It's a place to plan carefully for and savor, and a place where you need to decide what paddling means to you. If you find somebody who knows it, and follow them down without doing the thoughtful sifting that should be done, you might make it to the take out. If you don't, then I guarantee you won't be a happy man. If you do, you'll probably say "That was the most outrageous river I've ever done", but you'll also have a trip that means less than if you treated it like your own first descent. Have the courage to make it your own first descent. You already know its been done, so you know more than we did. Figure it out yourself, like we did. If you approach it that way, it will be the hardest thing you ever did, and the most meaningful.

Some specs: It's a 60 mile long, three or four day wilderness Class V+/VI run, big water, cold, very committing, vertical walled in many places, hard scouting, and portages; if you have to climb out and if you find a place to make it up to the rim, you'll be in the middle of the Canadian wilderness. Ask Jay and Taylor what that's like. 

The poster says he's done the Black Canyon of the Gunnison - a great run. The Black canyon would be something like the Stikine if it had about 10,000 cfs in it. Think about that. It's on a different order. It's not a guidebook run, or a place to have a pickup team. The poster also mentions the Fut - another great river. However, it gets commercial traffic and guided runs, all its major rapids have been run by an innertuber, or so I hear from a knowledgable source. The Grand Canyon of the Stikine will never be run by a tuber, nor will it ever be done as a guided run, nor will there ever - and I mean ever - be a commercial run done on it. I'd say it is between one and two grades harder than the rivers the poster mentions, and longer, more exposed, and sustained. When the best paddlers in the world come out of there collectively shaking their heads and blown away, then you should realize it's a different universe.

A doable one, so be inspired and prepare for it.

In my latest book ("Whitewater Philosophy") I have a chapter titled "The real measure of skill." It is a letter to a guy who wrote me after his team tried the Stikine. They made it down only the first three big rapids (out of about 25), were slammed, hurt, bailed out and got lost up on the rim, and ended up four days later getting rescued by a helicopter after they'd run out of food. It is a frank discussion of what's needed to approach the run, and what I consider to be "the real measure of skill". The real measure of skill is not what you do when you're at your best, it's what you can do when you're at your worst - hurt, beat, lost confidence, and still have to rise to the occasion. If your worst isn't up to the Stikine, then my suggestion is not to go until you have reached that level. 

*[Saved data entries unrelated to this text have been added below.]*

constexpr int NUM_GLOBAL_GRID = 128;
#ifndef MHS_MULTI_FLOP_LOG2
#define MHS_MULTI_FLOP_LOG2 22
#endif

#ifndef MHS_SPLIT_FLOP_LOG2
#define MHS_SPLIT_FLOP_LOG2 24
#endif

int numeric_streams(const mhs_ctx* ctx, const Stats& h) {
    const int nl = numeric_launches(h);
    return (nl >= 3 && h.flop >= (1ull << MHS_MULTI_FLOP_LOG2)) ? std::min(ctx->num_streams, nl) : 1;
}

enum NumPhase { NUM_ALL = 0, NUM_SPEC_A = 1, NUM_SPEC_B = 2 };

NumShape num_shape(const Csr& a, const Csr& b, const Work& w, bool split) {
    return NumShape{a.M, a.nnz, b.nnz, w.bx_on, w.sc_col != nullptr, split, NUM_GLOBAL_GRID};
}

int run_numeric(mhs_ctx* ctx, const Csr& a, const Csr& b, const Work& w, const Stats& h, const mhs_csr& out,
                NumPlan& plan, hipEvent_t ev0 = nullptr, hipEvent_t ev1 = nullptr, int phase = NUM_ALL) {
    hipStream_t s = ctx->stream;
    hipStream_t ss[mhs_ctx::NAUX + 1] = {s};
    int nss = numeric_streams(ctx, h);
    if (w.go) nss = std::min(nss, ctx->spec_nss);
    for (int i = 1; i < nss; ++i) ss[i] = ctx->aux[i - 1];
    const bool first = phase != NUM_SPEC_B, last = phase != NUM_SPEC_A;
    if (phase == NUM_SPEC_B && nss == 1) return MHS_OK;
    if (first && nss > 1 && ev0) MHS_HIP(hipEventRecord(ev0, s));
    if (first && nss > 1) MHS_HIP(hipEventRecord(ctx->fork_ev, s));
    if (first) {
        const bool want_split = nss > 1 && ctx->split && h.flop >= (1ull << MHS_SPLIT_FLOP_LOG2);
        const bool split = want_split && launch_split_bins(w, h, a.M, out.ptr, s, ctx->dense_span_max);
        if (split) MHS_HIP(hipEventRecord(ctx->split_ev, s));
        ctx->stat[MHS_STAT_SPLIT] += split;
        ctx->stat[MHS_STAT_MULTI_STREAM] += nss > 1;
        plan = plan_numeric(h, num_shape(a, b, w, split));
    }
    const NumPointers np{a, b, w, out.ptr, out.col, out.val, ctx->dense_span_max};
    hipError_t fe = hipSuccess;
    bool forked = false;
    int used = 0;
    auto fork = [&]() {
        forked = true;
        for (int i = 1; i < nss && fe == hipSuccess; ++i) fe = hipStreamWaitEvent(ss[i], ctx->fork_ev, 0);
    };
    for (int i = 0; i < plan.n; ++i) {
        const NumLaunch& l = plan.launch[i];
        const int dealt = stream_of(i, nss);
        if (phase == NUM_SPEC_A ? dealt != 0 : phase == NUM_SPEC_B && dealt == 0) continue;
        if (dealt != 0 && !forked) fork();
        const int k = fe == hipSuccess ? dealt : 0;
        used |= 1 << k;
        if (l.after_split && k != 0) (void)hipStreamWaitEvent(ss[k], ctx->split_ev, 0);
        issue_numeric(l, plan.o32, np, ss[k], nss == 1 && i == 0 ? ev0 : nullptr,
                      nss == 1 && i + 1 == plan.n ? ev1 : nullptr);
    }
    if (nss == 1 && plan.n == 0) {
        if (ev0) MHS_HIP(hipEventRecord(ev0, s));
        if (ev1) MHS_HIP(hipEventRecord(ev1, s));
// ... 100 lines not shown
        if (e != hipSuccess) {
            free_cached(ctx);
            (void)hipGetLastError();
            return e == hipErrorOutOfMemory ? fail(ctx, MHS_ERR_OOM, "C itself does not fit the device")
                                            : fail_hip(ctx, e, "allocating C (row-chunked)");
        }
    }
    ctx->c_held = (size_t)(M + 1) * 4 + (size_t)total * 12;
    rc = fit_workspace(Mc1);
    ctx->c_held = 0;
    if (rc) return rc;
    nch = (M + Mc - 1) / Mc;
    long long off = 0;
    int sym[NBINS] = {}, num[NBINS] = {};
    own.queued = true;
    for (int c = 0; c < nch; ++c) {
        const Csr a = view(c);
        const int r0 = c * Mc;
        Work w = make_work(ctx, L, a.M, a.nnz, B->nnz, mc_list);
        rc = front_pass(ctx, a, b, w, out.ptr + r0, c == 0, h);
        if (rc == MHS_OK) rc = ensure_gscratch(ctx, w, h);
        if (rc) return rc;
        if (h.nnzC > 0) {
            const NumPlan p = plan_numeric(h, num_shape(a, b, w, false));
            const NumPointers np{a, b, w, out.ptr + r0, out.col + off, out.val + off, ctx->dense_span_max};
            for (int i = 0; i < p.n; ++i) issue_numeric(p.launch[i], p.o32, np, s, nullptr, nullptr);
        }
        launch_add_offset(out.ptr + r0, a.M + (c == nch - 1 ? 1 : 0), (int)off, s);
        MHS_HIP(hipGetLastError());
        off += h.nnzC;
        for (int i = 1; i < NBINS; ++i) {
            sym[i] += h.sym_count[i];
            num[i] += h.num_count[i];
        }
    }
    MHS_HIP(hipStreamSynchronize(s));
    own.commit(C);
    ++ctx->chunked_calls;
    if (t) {
        mhs_timing tm{};
        tm.total_e2e = tm.total_ref = ms_since(T0);
        tm.flop = flop;
        tm.nnzC = total;
        fill_bins(tm, M, sym, num);
        *t = tm;
    }
    return MHS_OK;
// ... 369 lines not shown
int mhs_ctx_create(mhs_ctx** out, int device) {
    if (!out) return MHS_ERR_INVALID;
    *out = nullptr;
    mhs_ctx* ctx = new mhs_ctx();
    ctx->device = device;
    hipError_t e = hipSetDevice(device);
    if (e == hipSuccess) e = hipStreamCreateWithFlags(&ctx->own_stream, hipStreamNonBlocking);
    if (e == hipSuccess) e = hipHostMalloc((void**)&ctx->h_stats, sizeof(Stats), hipHostMallocDefault);
    if (e == hipSuccess)
        e = hipHostMalloc((void**)&ctx->pub, sizeof(Published), hipHostMallocMapped | hipHostMallocCoherent);
    if (e == hipSuccess) e = hipHostGetDevicePointer((void**)&ctx->d_pub, ctx->pub, 0);
    if (e == hipSuccess) memset(ctx->pub, 0, sizeof(Published));
    for (int i = 0; e == hipSuccess && i < 8; ++i) e = hipEventCreate(&ctx->ev[i]);
    if (e == hipSuccess) e = hipEventCreateWithFlags(&ctx->stream_ev, hipEventDisableTiming);
    if (const char* v = getenv("MHS_NUM_STREAMS")) ctx->num_streams = std::max(1, std::min(atoi(v), mhs_ctx::NAUX + 1));
    if (e == hipSuccess) e = hipEventCreateWithFlags(&ctx->fork_ev, hipEventDisableTiming);
    if (e == hipSuccess) e = hipEventCreateWithFlags(&ctx->split_ev, hipEventDisableTiming);
    for (int i = 0; e == hipSuccess && i + 1 < ctx->num_streams; ++i) {
        e = hipStreamCreateWithFlags(&ctx->aux[i], hipStreamNonBlocking);
        if (e == hipSuccess) e = hipEventCreateWithFlags(&ctx->join_ev[i], hipEventDisableTiming);
    }
    if (e == hipSuccess) e = hipMalloc((void**)&ctx->d_go, 256);
    if (e == hipSuccess) e = init_kernel_attributes();
    if (e != hipSuccess) {
        fprintf(stderr, "mhs_ctx_create: %s\n", hipGetErrorString(e));
        delete ctx;
        return e == hipErrorOutOfMemory ? MHS_ERR_OOM : MHS_ERR_HIP;
    }
    ctx->stream = ctx->own_stream;
    if (const char* e = getenv("MHS_DENSE_SPAN")) ctx->dense_span_max = atoi(e);
    if (getenv("MHS_NO_MCACHE")) ctx->use_mcache = false;
    if (const char* e = getenv("MHS_MC_LIST")) ctx->mc_list = atoi(e) < MC_LIST_MIN ? MC_LIST_MIN : atoi(e);
    if (getenv("MHS_NO_GROUPS")) ctx->groups = false;
    if (getenv("MHS_NO_NEAR")) ctx->near = false;
    if (getenv("MHS_NO_SPLIT")) ctx->split = false;
    if (getenv("MHS_NO_TINY_NUM")) ctx->tiny_num = false;
    if (const char* e = getenv("MHS_NFT_MIN_M")) ctx->nft_min_m = atoll(e);
    if (getenv("MHS_NFT_NO_SLOTS")) ctx->nft_slots = false;
    if (const char* e = getenv("MHS_SYM_FORK")) ctx->sym_fork = atoi(e) != 0;
    if (const char* e = getenv("MHS_SYM_FORK_MIN_M")) ctx->sym_fork_min_m = atoll(e);
    if (const char* e = getenv("MHS_NFT_OTHER_PCT")) ctx->nft_other_pct = atoi(e);
    if (const char* e = getenv("MHS_NFT_AUTO_AVG")) ctx->nft_auto_avg = atoi(e);
    if (const char* e = getenv("MHS_NO_SPEC")) ctx->spec = atoi(e) == 0;
    if (const char* e = getenv("MHS_FORK_ORDER")) ctx->fork_common_first = atoi(e) != 0;
    if (const char* e = getenv("MHS_SPEC_FORK")) {
        ctx->spec_fork = atoi(e) == 1;
        ctx->spec_fork_rare = atoi(e) == 2;
    }
    if (const char* e = getenv("MHS_SPEC_NSS")) ctx->spec_nss = std::max(1, std::min(atoi(e), mhs_ctx::NAUX + 1));
    *out = ctx;
    return MHS_OK;
}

Hopefully in the next few months I'll (finally) publish a book on the Stikine that's been written for about ten years. It will give a riverrunning history and an appreciation for its stunning grandeur, intimidation, and difficulty. The second half will be the story of my solo run. That book and the chapter I mention above will answer some people's questions. Check out blogs with descriptions of individual runs done over the last three or four years (e.g., by Austin Rathman, Ali Marshall). My website has the general article which will give you a little taste (see www.dougammons.com). My book "Laugh of the Water Nymph" is available there, and has a story about another trip we did in there in 1998. "Whitewater Philosophy" is available there. Scott Lindgren has footage; so check out his website, John Grace at Lunch Video Magazine has at least two shows that include their runs in there, with Hilleke, DeLavergne, and McDermott, I believe in 2004 and 2005.

I don't believe that kayaking is defined by the harder things; its beauty is there for all of us at every level. The Stikine is a special place, and it should be treated like that - both for your own safety and life, and as an expression of the wonderful experiences our sport gives us, inspiration that draws all of us to the sport. If you want to take on the Stikine, then you really need to be ready for it. You should train for it in the same vein you'd train if you were going to do Everest. Tossing it on a trip you've planned to do the Tat, as if it's just another run, is foolish. I've been there four times and I wouldn't do that. I'd recommend about one or two seasons of really hard, top end paddling, technical big water Class V, aiming to peak for the Stikine - including a few weeks, or month on the NF Payette, which was always our training river. The post is flippant and casual, and the Stikine isn't a place for that if you want to live a long and healthy life.


Doug Ammons
www.dougammons.com


----------



## crowdaroundum

Doug,, thanks for chiming in. It's always a pleasure to read your words. So True..
Here's a redirect to a Stikine done by mere mortals. All due to the leg work of Rob L, Doug, Lars H, Don B, John W and Rick F.
Buenas Linas!


----------



## raftus

I love that in out sport some of the legends still take the time to write responses to our posts. I doubt that I will ever decide to run the Stikine, but I enjoy reading about those who have and will. Thank you Doug.


----------



## Phil U.

Always a pleasure to read what you have to say and how you say it Doug. Thank you for this response and for all your other writings.

Regards,
Phil


----------



## craven_morhead

Fantastic post Doug, thanks for chiming in.


----------



## Boilerblues

Thanks Doug. I know I'll never paddle the Stikine, but I eat up any reading or footage about it that I come across. Looking forward to that book.


----------



## Kleiv

Hmmmm...that sounds like a challenge. Never say never...


----------



## steven

never. 
for me at least.
didn't the LVM boys do it in a day?
that sounds absurd. 
and amazing.


----------



## yetigonecrazy

^ i think youre thinkin of the one day middle kings adventure


----------



## steven

i don't think so snowman.
i know the one day middle kings happened as well. 
someone back me up here.


----------



## rg5hole

f'n cool video flying through the stikine...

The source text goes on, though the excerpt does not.